Santoro Armando, Magagnoli Massimo, Spina Michele, Pinotti Graziella, Siracusano Licia, Michieli Mariagrazia, Nozza Andrea, Sarina Barbara, Morenghi Emanuela, Castagna Luca, Tirelli Umberto, Balzarotti Monica
Department of Medical Oncology and Hematology, Istituto Clinico Humanitas, via Manzoni 56, 20089 Rozzano, Milan, Italy.
Haematologica. 2007 Jan;92(1):35-41. doi: 10.3324/haematol.10661.
Response to pre-transplant salvage chemotherapy remains the most important prognostic factor for outcome in refractory or relapsed Hodgkin's lymphoma. Results of a new induction regimen are reported in terms of response rates, toxicity, and stem cell mobilization.
Ninety-one patients with refractory or relapsed Hodgkin's lymphoma were treated prospectively with a salvage regimen consisting of ifosfamide 2000 mg/m2 on days 1 to 4, gemcitabine 800 mg/m2 on days 1 and 4, vinorelbine 20 mg/m2 on day 1, and prednisolone 100 mg on days 1 to 4 (IGEV).
Forty-nine patients (53.8%) achieved a complete remission and 25 (27.5%) a partial response for an overall response rate of 81.3%. In the multivariate analysis response to the last chemotherapy (p<0.0001) and involvement of > or =3 sites (p<0.049) were the most important prognostic factors for response. Adequate CD34+ cell collection was achieved in 78 out of 79 (98.7%) mobilized patients. So far, no treatment-related death has been documented. Thirteen (4.2%) and 27 (8.6%) out of 313 evaluated cycles had to be delayed or reduced, respectively, mainly because of neutropenia and thrombocytopenia. No grade 4 non-hematologic toxicity was observed, except for one episode of mucositis.

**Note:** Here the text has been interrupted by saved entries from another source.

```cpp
static int measure_on_device(hm_ctx *h, const double *X, double deltaX, int masked, bool scatter = true)
{
    HM_HIP(hipMemcpyAsync(h->d_X, X, (size_t)4 * h->N * sizeof(double), hipMemcpyHostToDevice, h->stream));
// ... 416 lines not shown
    const auto dbg_a = std::chrono::steady_clock::now();
    auto dbg_ms = [&]() { return std::chrono::duration<double, std::milli>(std::chrono::steady_clock::now() - dbg_a).count(); };
    double dbg_stage[8] = {0, 0, 0, 0, 0, 0, 0, 0};
    int rc = update_begin(h, W_prior, chained ? nullptr : X);
    if (rc) return rc;
    dbg_stage[0] = dbg_ms();
    const int N = h->N, n4 = 4 * N;
    std::vector<double> X0, Xcur, Xold;
    if (!chained) { X0.assign(X, X + n4); Xcur = X0; Xold = X0; }
    auto chain_collect = [&]() -> int {
        int r = hb_wait(h->stream3, h->pin_n4 + n4, 0, (size_t)n4 + 2, hb_stamp(h->n4_ticket), h->n4v.data(), "hm_update_run (state prediction)");
        h->n4_pending = false;
        if (r) return r;
        r = hb_wait(h->stream3, h->pin_pm + n4, 0, (size_t)n4 + 1, hb_stamp(h->pm_ticket), h->pmv.data(), "hm_update_run (projectmask)");
        if (r) return r;
        h->chain_pred.assign(h->n4v.begin(), h->n4v.begin() + n4);
        h->chain_proj.assign(h->pmv.begin(), h->pmv.begin() + n4);
        h->chain_its = (int)h->n4v[n4];
        h->chain_moved = (int)h->pmv[n4];
        if (h->n4v[n4 + 1] != 0.0) return 2;
        X0 = h->chain_proj; Xcur = X0; Xold = X0;
        h->upd_X0 = X0;
        h->X0 = X0;
        return HM_OK;
    };
    bool collected = !chained;
    if (!chained) HM_HIP(hipMemcpyAsync(h->d_X, h->d_X0, (size_t)n4 * sizeof(double), hipMemcpyDeviceToDevice, h->stream));
    double *const pin_res = h->pin, *const pin_tail = h->pin + 2 * ((size_t)n4 + RES_HEAD);
    const double *const res = h->resv.data();
    int niter = 0, accepted = 0;
    bool reverted = false, conv = false, ref_ready = false, regions_ahead = false, grown = false;
    double eold = 0.0;
    bool spec = false;
    auto unspec = [&]() {
        if (spec) { std::swap(h->ref, h->P); std::swap(h->d_X, h->d_Xn); spec = false; }
    };
    for (int it = 0; it < max_iter; it++) {
        if (!spec) {
            rc = measure_dev(h, h->d_X, ref_ready, deltaX, masked, regions_ahead, false);
            if (rc) return rc;
        }
        spec = false;
        if (next_mask && it == 0) {
            HM_HIP(h->own.event(&h->ev_m0));
            HM_HIP(hipEventRecord(h->ev_m0, h->stream));
        }
        if (collected) h->X0 = Xcur;
        h->have_ref = true;
        const int slot = h->upd_last == 0 ? 1 : 0;
        rc = ctx_join(h);
        if (rc) return rc;
        double *rhs_row = solve_step(h, slot, deltaX);
        regions_ahead = it + 1 < max_iter;
        rc = render_iter(h, h->d_Xn, h->P, true, masked, regions_ahead, deltaX);
        if (rc) return rc;
        hipLaunchKernelGGL(k_iter_result, dim3(1), dim3(256), 0, h->stream, rhs_row, n4, h->d_tpart,
                           render_strips(h), h->pool.overflow, (const unsigned *)h->d_flowctl, pin_res, (double)(++h->run_ticket),
                           h->result_delay);
        HM_HIP(hipGetLastError());
        if (h->speculate && regions_ahead) {
            std::swap(h->ref, h->P);
            std::swap(h->d_X, h->d_Xn);
            spec = true;
            rc = measure_dev(h, h->d_X, true, deltaX, masked, true, false);
            if (rc) { unspec(); return rc; }
        }
        const auto dbg_t0 = std::chrono::steady_clock::now();
        if (next_mask && it == 0) {
            rc = ensure_stream2(h);
            if (rc == HM_OK) { HM_HIP(hipStreamWaitEvent(h->stream2, h->ev_m0, 0)); rc = prepare_mask(h, next_mask); }
            if (rc) { unspec(); return rc; }
            next_mask = nullptr;
        }
        if (!collected) {
            rc = chain_collect();
            if (rc) { unspec(); (void)hipStreamSynchronize(h->stream); return rc; }
            collected = true;
        }
        rc = hb_wait(h->stream, pin_res, 0, (size_t)n4 + RES_HEAD, hb_stamp(h->run_ticket), h->resv.data(), "hm_update_run");
        if (rc) { unspec(); return rc; }
        if (getenv("HYDRA_MI_TRACE")) {
            const double ms = std::chrono::duration<double, std::milli>(std::chrono::steady_clock::now() - dbg_t0).count();
            if (ms > 1.5) fprintf(stderr, "[hydra_mi] hm_update_run: iteration %d waited %.2f ms for its result\n", it, ms);
        }
        if (res[n4 + 4] != 0.0) {
            unspec();
            if (grown) { hm_set_error("hm_update_run: the star regions do not fit the difference-image pool"); return HM_ERR_STATE; }
            if (regions_ahead) {
                MeasureArgs a;
                measure_args(h, h->d_X, deltaX, masked, a);
                hipLaunchKernelGGL(k_star_regions, dim3(h->N), dim3(REGION_NT), 0, h->stream, a, h->d_area);
                HM_HIP(hipGetLastError());
            }
            HM_HIP(hipStreamSynchronize(h->stream));
            rc = pool_grow(h, "hm_update_run");
            if (rc) return rc;
            grown = true;
            regions_ahead = false;
            HM_HIP(hipMemsetAsync(h->d_flowctl, 0, 4 * sizeof(unsigned), h->stream));
            it--;
            continue;
        }
        grown = false;
        h->upd_prev = h->upd_last;
        h->upd_last = slot;
        niter++;
        if (res[n4 + 7] != 0.0) {
            unspec();
            hm_set_error("hm_update_run: the factorisation launch gave up waiting for a block (chol_flow time-out)");
            return HM_ERR_HIP;
        }
        bool finite = true;
        for (int i = 0; i < n4; i++) finite = finite && std::isfinite(res[i]);
        if (!finite) {
            unspec();
            hm_set_error("hm_update_run: the update system inv(W) + HTH is not positive definite "
                         "(non-finite state, covariance or observation?)");
            return HM_ERR_NUMERIC;
        }
        for (int i = 0; i < n4; i++) Xcur[i] = X0[i] + res[i];
        if (errs) for (int k = 0; k < 4; k++) errs[4 * it + k] = res[n4 + k];
        bool flipped = false;
        for (int t = 0; t < h->T && !flipped; t++) {
            const int a = h->tri[3 * t], b = h->tri[3 * t + 1], c = h->tri[3 * t + 2];
            const double ax = Xcur[2 * b] - Xcur[2 * a], ay = Xcur[2 * b + 1] - Xcur[2 * a + 1];
            const double bx = Xcur[2 * c] - Xcur[2 * a], by = Xcur[2 * c + 1] - Xcur[2 * a + 1];
            flipped = ax * by - ay * bx < 0.0;
        }
// ... 794 lines not shown
```
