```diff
@@ -1093,13 +1120,13 @@
       } else if (!a.wave_pool && !no_slots && !dense && nlines > 1u - (KLF_TS_INLINE ? 0u : 1u)) {
         nunits = ((kRecHead + nlines + 31u) & ~31u) / 4u;
       }
-      const uint32_t w0 = agg, w1 = (dense || pooled) ? pb : (inl ? s_list[0] : (hinl ? hit2 : 0u));
+      const uint32_t w0 = agg, w1 = (dense || pooled) ? pb : (inl ? (tsq ? 0u : s_list[0]) : (hinl ? hit2 : 0u));
       const uint32_t w2 = (pp & 0xFFFFu) | (qq << 16);
       const bool hh = LIT && __any(n_hit != 0);
       const uint32_t w3 = (((dense || (pooled && nunits)) ? 1u : 0u) | (carry ? 2u : 0u) | (dd ? 4u : 0u) | (hh ? 8u : 0u) |
                            (inl ? kTsInline : 0u) | (hinl ? kTsHitInline : 0u)) |
                           ((uint32_t)(uint16_t)(GEN ? tile_hits : carry) << 16);
-      const __amdgpu_buffer_rsrc_t rrs = __builtin_amdgcn_make_buffer_rsrc(sdst, 0, (int)(nunits * 16u), 0x00020000);
+      const __amdgpu_buffer_rsrc_t rrs = __builtin_amdgcn_make_buffer_rsrc(sdst, 0, tsq ? 0 : (int)(nunits * 16u), 0x00020000);
       typedef uint32_t u32x4v __attribute__((ext_vector_type(4)));
       const uint32_t ushift = a.wave_pool ? 0u : 1u;
       for (uint32_t u = (uint32_t)lane; u < (nunits > 64u ? 128u : 64u); u += 64) {
@@ -1109,9 +1136,9 @@
         const u32x4v v = u >= ushift ? u32x4v{sl.x, sl.y, sl.z, sl.w} : u32x4v{w0, w1, w2, w3};
         __builtin_amdgcn_raw_buffer_store_b128(v, rrs, 16u * u, 0, 0);
       }
-      const uint32_t gk = tile % kScanGroup, g0 = tile - gk;
+      const uint32_t g0 = tile - gk;
       if (GEN) {
-        if ((uint32_t)lane == gk) stv = make_uint4(w0, w1, w2, w3);
+        if ((uint32_t)lane == kStLanes * gk) stv = make_uint4(w0, w1, w2, w3);
       } else {
         if (lane == 0) s_gstat[wv][gk] = make_uint4(w0, w1, w2, w3);
         wave_lds_sync();
@@ -1120,8 +1147,38 @@
       const uint32_t ng = a.ntiles - g0 < kScanGroup ? a.ntiles - g0 : kScanGroup;
       const __amdgpu_buffer_rsrc_t srs =
           __builtin_amdgcn_make_buffer_rsrc(a.tstat + g0, 0, (gend && (!abl || (KLF_ABL & 65536))) && !ABL(131072) ? (int)(16u * ng) : 0, 0x00020000);
+      if constexpr (TSQ) {
+        uint32_t qslot = 0, qoff = 0xFFFFFFFFu;
+        if (gend && __any(tqv != 0u)) {
+          const bool qd = (tqv & kTsqQueued) != 0u;
+          uint32_t pk = 0;
+          if (qd) {
+            bool so = false;
+            const bool fast = (tqv & kTsqValid) && parse_words(tq, a.since_dig, so);
+            const uint32_t off = tqv & kSlotOff;
+            qslot = fast ? (off | ((uint32_t)make_meta(true, so, 31) << 16)) : (off | kSlotDefer);
+            pk = fast ? (1u | (so ? 0x10000u : 0u)) : 0x100u;
+          }
+          pk += dpp0<0xB1>(pk);
+          pk += dpp0<0x4E>(pk);
+          const uint32_t lw1 = dpp0<0x00>(stv.y), lw3 = dpp0<0x00>(stv.w);
+          if (qd && (lw3 & 1u)) qoff = 4u * (lw1 + ((uint32_t)lane & (kTsQueue - 1u)));
+          if (qd && ((uint32_t)lane & (kTsQueue - 1u)) == 0u) {
+            if (stv.w & kTsInline) stv.y = qslot;
+            stv.z = (pk & 0xFFu) | (pk & 0xFFFF0000u);
+            stv.w |= (pk & 0xFF00u) ? 4u : 0u;
+          }
+          any_defer |= __any((pk & 0xFF00u) != 0u);
+          tqv = 0;
+        }
+        const __amdgpu_buffer_rsrc_t prs =
+            __builtin_amdgcn_make_buffer_rsrc(a.pool, 0, gend ? (int)(uint32_t)(a.pool_cap * 4u) : 0, 0x00020000);
+        __builtin_amdgcn_raw_buffer_store_b32(qslot, prs, qoff, 0, 0);
+      }
       const uint4 gs = GEN ? stv : s_gstat[GEN ? 0 : wv][lane & (kScanGroup - 1)];
-      __builtin_amdgcn_raw_buffer_store_b128(u32x4v{gs.x, gs.y, gs.z, gs.w}, srs, 16u * (uint32_t)lane, 0, 0);
+      const uint32_t so16 = TSQ ? (((uint32_t)lane & (kTsQueue - 1u)) ? 0x7FFF0000u : 16u * ((uint32_t)lane / kTsQueue))
+                                : 16u * (uint32_t)lane;
+      __builtin_amdgcn_raw_buffer_store_b128(u32x4v{gs.x, gs.y, gs.z, gs.w}, srs, so16, 0, 0);
     }
     asm volatile("" ::: "memory");
   }
```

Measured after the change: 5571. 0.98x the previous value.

The high response rate, in particular the complete remission rate, the low toxicity profile, and the very high mobilizing potential of the IGEV regimen strongly suggest that patients with relapsed/refractory Hodgkin's lymphoma may benefit from the use of this salvage induction regimen.

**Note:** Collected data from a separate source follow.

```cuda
bool GlowModel::fused_gather(int b) const { return is_tc() && fused_gather_supported(levels_[b].C); }

GatherSrc GlowModel::gather_src(int b, int k, int N, bool backward) {
  const Level& lv = levels_[b];
  return nn_tc_gather_src(step(b, k).wtc, work_.tc, backward, (long long)N * lv.H * lv.W, lv.H, lv.W, is_tcx());
}

void GlowModel::nn_backward(int b, int k, const float* state, const float* gr, float* gxb, int N, cudaStream_t s) {
  const Level& lv = levels_[b];
  StepDerived& sd = step(b, k);
  if (precision_ == ASEP_PREC_FP32) {
    nn_fp32_forward(sd.w32, state, work_.a1, work_.a2, work_.gxb , N, lv.H, lv.W, lv.C,
                    cfg_.n_filters, s);
    nn_fp32_backward(sd.w32, work_.a1, work_.a2, gr, work_.t1, work_.t2, gxb, N, lv.H, lv.W, lv.C, cfg_.n_filters, s);
  } else if (is_tcx()) {
    nn_tcx_forward(sd.wtc, work_.tc, state, work_.gxb , work_.tc.mask1, work_.tc.mask2, N, lv.H, lv.W,
                   lv.C, s);
    nn_tcx_backward(sd.wtc, work_.tc, gr, work_.tc.mask1, work_.tc.mask2, gxb, N, lv.H, lv.W, lv.C, s);
  } else {
    nn_tc_forward(sd.wtc, work_.tc, state, work_.gxb , work_.tc.mask1, work_.tc.mask2, N, lv.H, lv.W,
                  lv.C, s);
    nn_tc_backward(sd.wtc, work_.tc, gr, work_.tc.mask1, work_.tc.mask2, gxb, N, lv.H, lv.W, lv.C, s);
  }
}

void GlowModel::run_forward(const float* x, int N, bool save, cudaStream_t s, bool dumps) {
  require_prepared();
  ensure_work(N, save, dumps);
  dumping_ = dumps && work_.dumps;
  const int L = cfg_.L, K = cfg_.K;
  CUDA_CHECK(cudaMemsetAsync(work_.acc_ld, 0, 2 * (size_t)work_.N * sizeof(double), s));
  launch_squeeze(x, work_.X[0], N, cfg_.H, cfg_.W, cfg_.C, 1, cfg_.minval, cfg_.maxval, 0, s);
  for (int b = 0; b < L; ++b) {
    const Level& lv = levels_[b];
    const long long M = (long long)N * lv.H * lv.W;
    const int HW = lv.H * lv.W;
    auto ubuf = [&](int k) { return work_.save ? work_.U[b][k] : work_.U[b][k & 1]; };
    auto rbuf = [&](int k) { return work_.save ? work_.R[b][k] : work_.R[b][0]; };
// ... 236 lines not shown
```

audiosourcesep_b200/csrc/kernels.h:

```cpp
#pragma once
#include "common.cuh"

namespace asep {

inline int step_const_floats(int C) { return 2 * C + 2 * C * C; }

struct GatherSrc {
  const float* G = nullptr;
  const float* const3 = nullptr;
  const float* c3 = nullptr;
  int n3p = 0, nparts = 1, H = 0, W = 0;
  long long part_stride = 0;
};

void launch_pre(const float* x, float* u, const float* sc, long long M, int C, cudaStream_t s);
void launch_post_pre(const float* u, const float* r, float* out, const float* sc_next, double* acc, long long M,
                     int HW, int C, cudaStream_t s);
void launch_post_pre_g(const float* u, const GatherSrc& g, float* r_out, float* out, const float* sc_next, double* acc,
                       long long M, int HW, int C, cudaStream_t s);
void launch_inv_step_g(const float* y, const GatherSrc& g, float* x, const float* sc, double* acc, long long M, int HW,
                       int C, cudaStream_t s);
void launch_bwd_pre_g(const float* gu, const GatherSrc& g, float* gx, const float* sc, long long M, int C, cudaStream_t s);
bool fused_gather_supported(int C);
void launch_inv_step(const float* y, const float* r, float* x, const float* sc, double* acc, long long M, int HW,
                     int C, cudaStream_t s);
void launch_bwd_coupling(const float* gy, const float* u, const float* r, float* gr, float* gu, long long M, int C,
                         cudaStream_t s);
void launch_bwd_pre(const float* gu, const float* gxb, float* gx, const float* sc, long long M, int C, cudaStream_t s);
void launch_squeeze(const float* x, float* y, int N, int H, int W, int C, int mode, float p0, float p1, int inverse,
                    cudaStream_t s);
void launch_split_merge(float* o, float* z, float* next, int N, int H, int W, int C, int Cz, int nb, int CL,
                        int coff, long long Dl, int merge, cudaStream_t s);
void launch_prior(const float* z, const float* loc, const float* log_scale, double* acc, float* gz, int N, int D,
                  cudaStream_t s);
void launch_prior_sample(const float* eps, const float* loc, const float* log_scale, float* z, int N, int D,
                         cudaStream_t s);
void launch_finish(const double* acc, float* out, double add, double scale, int N, cudaStream_t s,
                   const double* dev_add = nullptr);
void launch_channel_stats(const float* x, double* mean_std, long long M, int C, cudaStream_t s);
void launch_scale(float* x, float a, long long n, cudaStream_t s);
void launch_actnorm(const float* x, const float* log_scale, const float* shift, float* y, long long M, int C,
// ... 30 lines not shown
```

audiosourcesep_b200/csrc/nn_tc.cu:

```cuda
#include "nn_tc_shared.cuh"

namespace asep {

namespace {

constexpr int kBarBytes4 = 256;
constexpr int kSmemBytes4 = kARegionBytes + kStages * kStageBytes + kBiasBytes + kBarBytes4;
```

对于难治性或复发性霍奇金淋巴瘤,移植前挽救化疗的反应仍然是影响预后的最重要因素。本文报告了一种新诱导方案在缓解率、毒性和干细胞动员方面的结果。
91例难治性或复发性霍奇金淋巴瘤患者接受了前瞻性挽救方案治疗,该方案包括第1至4天使用异环磷酰胺2000mg/m²、第1天和第4天使用吉西他滨800mg/m²、第1天使用长春瑞滨20mg/m²以及第1至4天使用泼尼松龙100mg(IGEV)。
49例患者(53.8%)达到完全缓解,25例(27.5%)达到部分缓解,总缓解率为81.3%。多因素分析显示,对末次化疗的反应(p<0.0001)和累及≥3个部位(p<0.049)是反应的最重要预后因素。79例动员患者中有78例(98.7%)成功采集到足够的CD34+细胞。迄今为止,尚无治疗相关死亡记录。在313个评估周期中,分别有13个(4.2%)和27个(8.6%)周期因中性粒细胞减少和血小板减少而不得不延迟或减量。除1例粘膜炎外,未观察到4级非血液学毒性。
IGEV方案的高缓解率,尤其是完全缓解率、低毒性以及极高的动员潜力强烈提示,复发/难治性霍奇金淋巴瘤患者可能从该挽救诱导方案中获益。